**Material provided:**
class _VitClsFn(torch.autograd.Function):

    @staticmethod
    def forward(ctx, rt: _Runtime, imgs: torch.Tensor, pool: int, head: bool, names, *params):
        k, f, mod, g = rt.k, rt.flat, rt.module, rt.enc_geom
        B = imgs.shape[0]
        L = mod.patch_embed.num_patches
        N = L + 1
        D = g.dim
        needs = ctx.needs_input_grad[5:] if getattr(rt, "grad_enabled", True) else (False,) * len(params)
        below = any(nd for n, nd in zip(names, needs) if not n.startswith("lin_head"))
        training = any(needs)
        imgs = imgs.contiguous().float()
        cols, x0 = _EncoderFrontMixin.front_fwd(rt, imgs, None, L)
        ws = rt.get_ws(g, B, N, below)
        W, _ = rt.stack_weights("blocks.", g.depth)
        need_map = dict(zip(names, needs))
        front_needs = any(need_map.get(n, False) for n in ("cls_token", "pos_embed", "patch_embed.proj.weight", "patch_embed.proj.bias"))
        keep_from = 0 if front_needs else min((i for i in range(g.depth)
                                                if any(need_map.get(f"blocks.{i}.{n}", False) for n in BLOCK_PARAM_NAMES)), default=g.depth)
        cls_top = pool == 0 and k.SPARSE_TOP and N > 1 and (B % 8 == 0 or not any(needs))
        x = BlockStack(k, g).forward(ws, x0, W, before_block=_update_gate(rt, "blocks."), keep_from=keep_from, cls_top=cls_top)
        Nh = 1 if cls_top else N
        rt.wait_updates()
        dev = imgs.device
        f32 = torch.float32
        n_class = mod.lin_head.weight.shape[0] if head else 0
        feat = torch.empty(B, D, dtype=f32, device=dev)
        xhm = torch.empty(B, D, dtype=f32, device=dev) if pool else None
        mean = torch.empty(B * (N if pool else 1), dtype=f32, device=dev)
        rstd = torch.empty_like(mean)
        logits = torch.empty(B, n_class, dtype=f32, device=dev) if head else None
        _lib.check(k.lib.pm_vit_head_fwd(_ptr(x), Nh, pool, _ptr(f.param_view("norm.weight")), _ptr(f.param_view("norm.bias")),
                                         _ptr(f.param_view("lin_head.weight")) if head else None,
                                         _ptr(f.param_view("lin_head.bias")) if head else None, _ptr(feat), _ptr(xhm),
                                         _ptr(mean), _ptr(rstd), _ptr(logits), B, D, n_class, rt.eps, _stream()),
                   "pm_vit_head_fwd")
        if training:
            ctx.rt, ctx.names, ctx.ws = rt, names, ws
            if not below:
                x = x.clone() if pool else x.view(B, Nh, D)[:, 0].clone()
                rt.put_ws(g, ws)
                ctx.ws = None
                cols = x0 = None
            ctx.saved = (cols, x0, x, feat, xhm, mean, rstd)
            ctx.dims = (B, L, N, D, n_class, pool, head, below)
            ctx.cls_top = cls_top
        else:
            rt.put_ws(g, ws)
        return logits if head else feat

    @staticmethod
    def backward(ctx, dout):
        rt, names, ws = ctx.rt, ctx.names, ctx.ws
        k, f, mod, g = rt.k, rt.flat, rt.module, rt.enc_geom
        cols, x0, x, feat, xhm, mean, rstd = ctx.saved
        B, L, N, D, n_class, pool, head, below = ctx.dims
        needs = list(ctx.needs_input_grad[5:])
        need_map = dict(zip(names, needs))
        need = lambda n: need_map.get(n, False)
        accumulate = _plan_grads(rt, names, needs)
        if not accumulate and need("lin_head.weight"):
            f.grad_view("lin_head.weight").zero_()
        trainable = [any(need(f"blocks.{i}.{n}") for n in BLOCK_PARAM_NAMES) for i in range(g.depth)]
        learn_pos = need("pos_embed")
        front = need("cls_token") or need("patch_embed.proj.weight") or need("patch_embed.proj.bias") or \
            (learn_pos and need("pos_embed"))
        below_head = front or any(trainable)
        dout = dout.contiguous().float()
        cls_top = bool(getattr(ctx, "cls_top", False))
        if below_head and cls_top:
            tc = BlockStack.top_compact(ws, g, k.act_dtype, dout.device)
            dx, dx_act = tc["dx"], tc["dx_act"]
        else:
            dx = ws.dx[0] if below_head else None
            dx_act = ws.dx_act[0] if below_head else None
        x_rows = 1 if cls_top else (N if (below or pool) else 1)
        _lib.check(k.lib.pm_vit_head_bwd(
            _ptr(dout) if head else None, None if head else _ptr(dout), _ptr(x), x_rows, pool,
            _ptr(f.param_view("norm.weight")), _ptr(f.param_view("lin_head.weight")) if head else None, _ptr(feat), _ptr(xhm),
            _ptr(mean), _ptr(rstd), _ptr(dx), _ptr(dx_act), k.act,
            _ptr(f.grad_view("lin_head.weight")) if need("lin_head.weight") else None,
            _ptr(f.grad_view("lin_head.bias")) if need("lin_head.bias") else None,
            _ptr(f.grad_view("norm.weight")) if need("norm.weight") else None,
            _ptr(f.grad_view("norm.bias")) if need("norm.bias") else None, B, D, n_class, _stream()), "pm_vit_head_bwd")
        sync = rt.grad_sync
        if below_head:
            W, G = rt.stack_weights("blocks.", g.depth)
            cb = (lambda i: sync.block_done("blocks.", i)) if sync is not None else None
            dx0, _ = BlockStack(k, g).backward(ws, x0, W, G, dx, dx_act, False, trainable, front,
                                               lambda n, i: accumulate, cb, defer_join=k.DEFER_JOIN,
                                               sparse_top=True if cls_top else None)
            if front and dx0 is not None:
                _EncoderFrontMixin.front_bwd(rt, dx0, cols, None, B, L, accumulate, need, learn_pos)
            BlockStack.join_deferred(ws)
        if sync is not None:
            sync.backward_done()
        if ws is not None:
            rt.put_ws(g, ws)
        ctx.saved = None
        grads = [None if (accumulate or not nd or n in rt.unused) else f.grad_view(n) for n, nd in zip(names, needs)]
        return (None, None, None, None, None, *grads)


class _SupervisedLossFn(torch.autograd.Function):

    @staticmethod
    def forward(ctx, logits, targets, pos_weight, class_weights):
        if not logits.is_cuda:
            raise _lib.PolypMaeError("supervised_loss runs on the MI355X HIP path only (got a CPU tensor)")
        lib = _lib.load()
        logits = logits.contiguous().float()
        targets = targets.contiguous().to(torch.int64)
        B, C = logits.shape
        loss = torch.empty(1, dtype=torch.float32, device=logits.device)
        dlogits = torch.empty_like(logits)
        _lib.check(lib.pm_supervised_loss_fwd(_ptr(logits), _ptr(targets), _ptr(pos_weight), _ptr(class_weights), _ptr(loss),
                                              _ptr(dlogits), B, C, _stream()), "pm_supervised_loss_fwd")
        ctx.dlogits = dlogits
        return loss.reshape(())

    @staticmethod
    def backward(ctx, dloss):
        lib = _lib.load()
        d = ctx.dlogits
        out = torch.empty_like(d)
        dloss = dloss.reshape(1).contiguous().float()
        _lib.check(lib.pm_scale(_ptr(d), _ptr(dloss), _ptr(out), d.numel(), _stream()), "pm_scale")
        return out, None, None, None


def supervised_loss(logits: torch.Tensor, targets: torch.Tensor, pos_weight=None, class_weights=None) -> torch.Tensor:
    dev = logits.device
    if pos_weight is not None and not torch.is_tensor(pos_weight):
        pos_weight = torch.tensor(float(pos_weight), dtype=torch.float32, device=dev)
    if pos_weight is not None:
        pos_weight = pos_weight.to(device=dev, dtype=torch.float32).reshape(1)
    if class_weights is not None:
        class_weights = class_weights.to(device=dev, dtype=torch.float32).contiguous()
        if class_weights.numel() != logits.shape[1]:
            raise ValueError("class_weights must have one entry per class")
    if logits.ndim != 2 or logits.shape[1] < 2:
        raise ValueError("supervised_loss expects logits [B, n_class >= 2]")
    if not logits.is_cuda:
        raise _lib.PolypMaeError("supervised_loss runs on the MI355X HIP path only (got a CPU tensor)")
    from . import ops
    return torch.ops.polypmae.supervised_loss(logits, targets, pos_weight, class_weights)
--
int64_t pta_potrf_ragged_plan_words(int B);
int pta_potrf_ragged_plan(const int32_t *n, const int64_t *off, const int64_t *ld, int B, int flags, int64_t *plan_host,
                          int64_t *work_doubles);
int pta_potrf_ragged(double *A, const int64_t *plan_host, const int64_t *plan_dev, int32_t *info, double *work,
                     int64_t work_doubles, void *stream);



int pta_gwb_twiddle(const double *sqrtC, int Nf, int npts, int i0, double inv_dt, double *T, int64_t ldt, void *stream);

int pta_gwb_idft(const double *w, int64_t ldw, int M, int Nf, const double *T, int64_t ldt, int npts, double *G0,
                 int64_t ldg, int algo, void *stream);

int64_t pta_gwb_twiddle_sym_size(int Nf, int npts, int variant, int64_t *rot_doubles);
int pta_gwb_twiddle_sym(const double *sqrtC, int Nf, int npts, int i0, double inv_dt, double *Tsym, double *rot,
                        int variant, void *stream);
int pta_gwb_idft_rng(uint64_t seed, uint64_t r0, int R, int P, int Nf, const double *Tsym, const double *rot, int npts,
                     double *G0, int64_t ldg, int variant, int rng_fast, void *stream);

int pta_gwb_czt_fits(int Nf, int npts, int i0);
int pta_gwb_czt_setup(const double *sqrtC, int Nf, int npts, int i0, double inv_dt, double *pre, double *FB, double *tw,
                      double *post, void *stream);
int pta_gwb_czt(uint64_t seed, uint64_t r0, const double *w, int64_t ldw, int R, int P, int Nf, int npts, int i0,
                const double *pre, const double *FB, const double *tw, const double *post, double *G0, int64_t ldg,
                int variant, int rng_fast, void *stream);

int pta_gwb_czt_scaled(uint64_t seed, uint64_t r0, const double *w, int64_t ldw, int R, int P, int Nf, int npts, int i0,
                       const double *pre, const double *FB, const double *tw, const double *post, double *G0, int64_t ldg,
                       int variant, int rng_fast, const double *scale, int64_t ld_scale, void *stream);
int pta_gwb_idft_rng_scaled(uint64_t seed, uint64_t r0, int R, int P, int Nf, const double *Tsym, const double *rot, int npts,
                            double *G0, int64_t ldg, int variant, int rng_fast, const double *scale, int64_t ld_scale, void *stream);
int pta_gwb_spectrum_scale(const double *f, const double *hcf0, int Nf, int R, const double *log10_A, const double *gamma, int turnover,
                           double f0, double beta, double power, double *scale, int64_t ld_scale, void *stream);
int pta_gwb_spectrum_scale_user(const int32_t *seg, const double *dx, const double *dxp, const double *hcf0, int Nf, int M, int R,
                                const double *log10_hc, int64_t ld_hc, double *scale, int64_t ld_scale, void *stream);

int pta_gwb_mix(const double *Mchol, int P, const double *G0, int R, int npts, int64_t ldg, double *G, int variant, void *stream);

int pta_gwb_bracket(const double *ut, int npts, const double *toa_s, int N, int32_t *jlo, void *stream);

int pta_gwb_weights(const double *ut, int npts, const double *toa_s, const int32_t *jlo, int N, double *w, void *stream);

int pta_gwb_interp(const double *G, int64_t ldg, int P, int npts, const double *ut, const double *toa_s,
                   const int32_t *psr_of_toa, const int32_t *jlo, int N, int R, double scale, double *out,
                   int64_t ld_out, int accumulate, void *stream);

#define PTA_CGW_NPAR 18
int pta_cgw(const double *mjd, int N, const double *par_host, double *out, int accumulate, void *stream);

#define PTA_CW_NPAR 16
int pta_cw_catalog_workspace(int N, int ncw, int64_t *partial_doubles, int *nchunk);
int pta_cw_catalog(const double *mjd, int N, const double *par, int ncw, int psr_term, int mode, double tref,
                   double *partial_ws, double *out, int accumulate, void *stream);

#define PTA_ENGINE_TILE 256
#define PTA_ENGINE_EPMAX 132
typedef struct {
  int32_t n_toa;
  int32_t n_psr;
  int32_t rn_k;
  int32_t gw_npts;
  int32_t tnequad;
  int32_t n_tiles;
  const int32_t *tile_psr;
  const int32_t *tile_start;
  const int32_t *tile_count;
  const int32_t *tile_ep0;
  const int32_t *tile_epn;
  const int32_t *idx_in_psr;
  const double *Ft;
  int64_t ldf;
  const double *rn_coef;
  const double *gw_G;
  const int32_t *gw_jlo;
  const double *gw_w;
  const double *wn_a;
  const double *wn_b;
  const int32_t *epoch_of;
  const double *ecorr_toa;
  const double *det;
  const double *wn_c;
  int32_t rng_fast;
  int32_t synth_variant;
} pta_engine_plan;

**What needs to be done:** Beginning at the line with "rt.wait_updates()" and ending at the line with "rstd = torch.empty_like(mean)", reproduce each line of the data above exactly, and add no other lines.

**Your solution:**
        rt.wait_updates()
        dev = imgs.device
        f32 = torch.float32
        n_class = mod.lin_head.weight.shape[0] if head else 0
        feat = torch.empty(B, D, dtype=f32, device=dev)
        xhm = torch.empty(B, D, dtype=f32, device=dev) if pool else None
        mean = torch.empty(B * (N if pool else 1), dtype=f32, device=dev)
        rstd = torch.empty_like(mean)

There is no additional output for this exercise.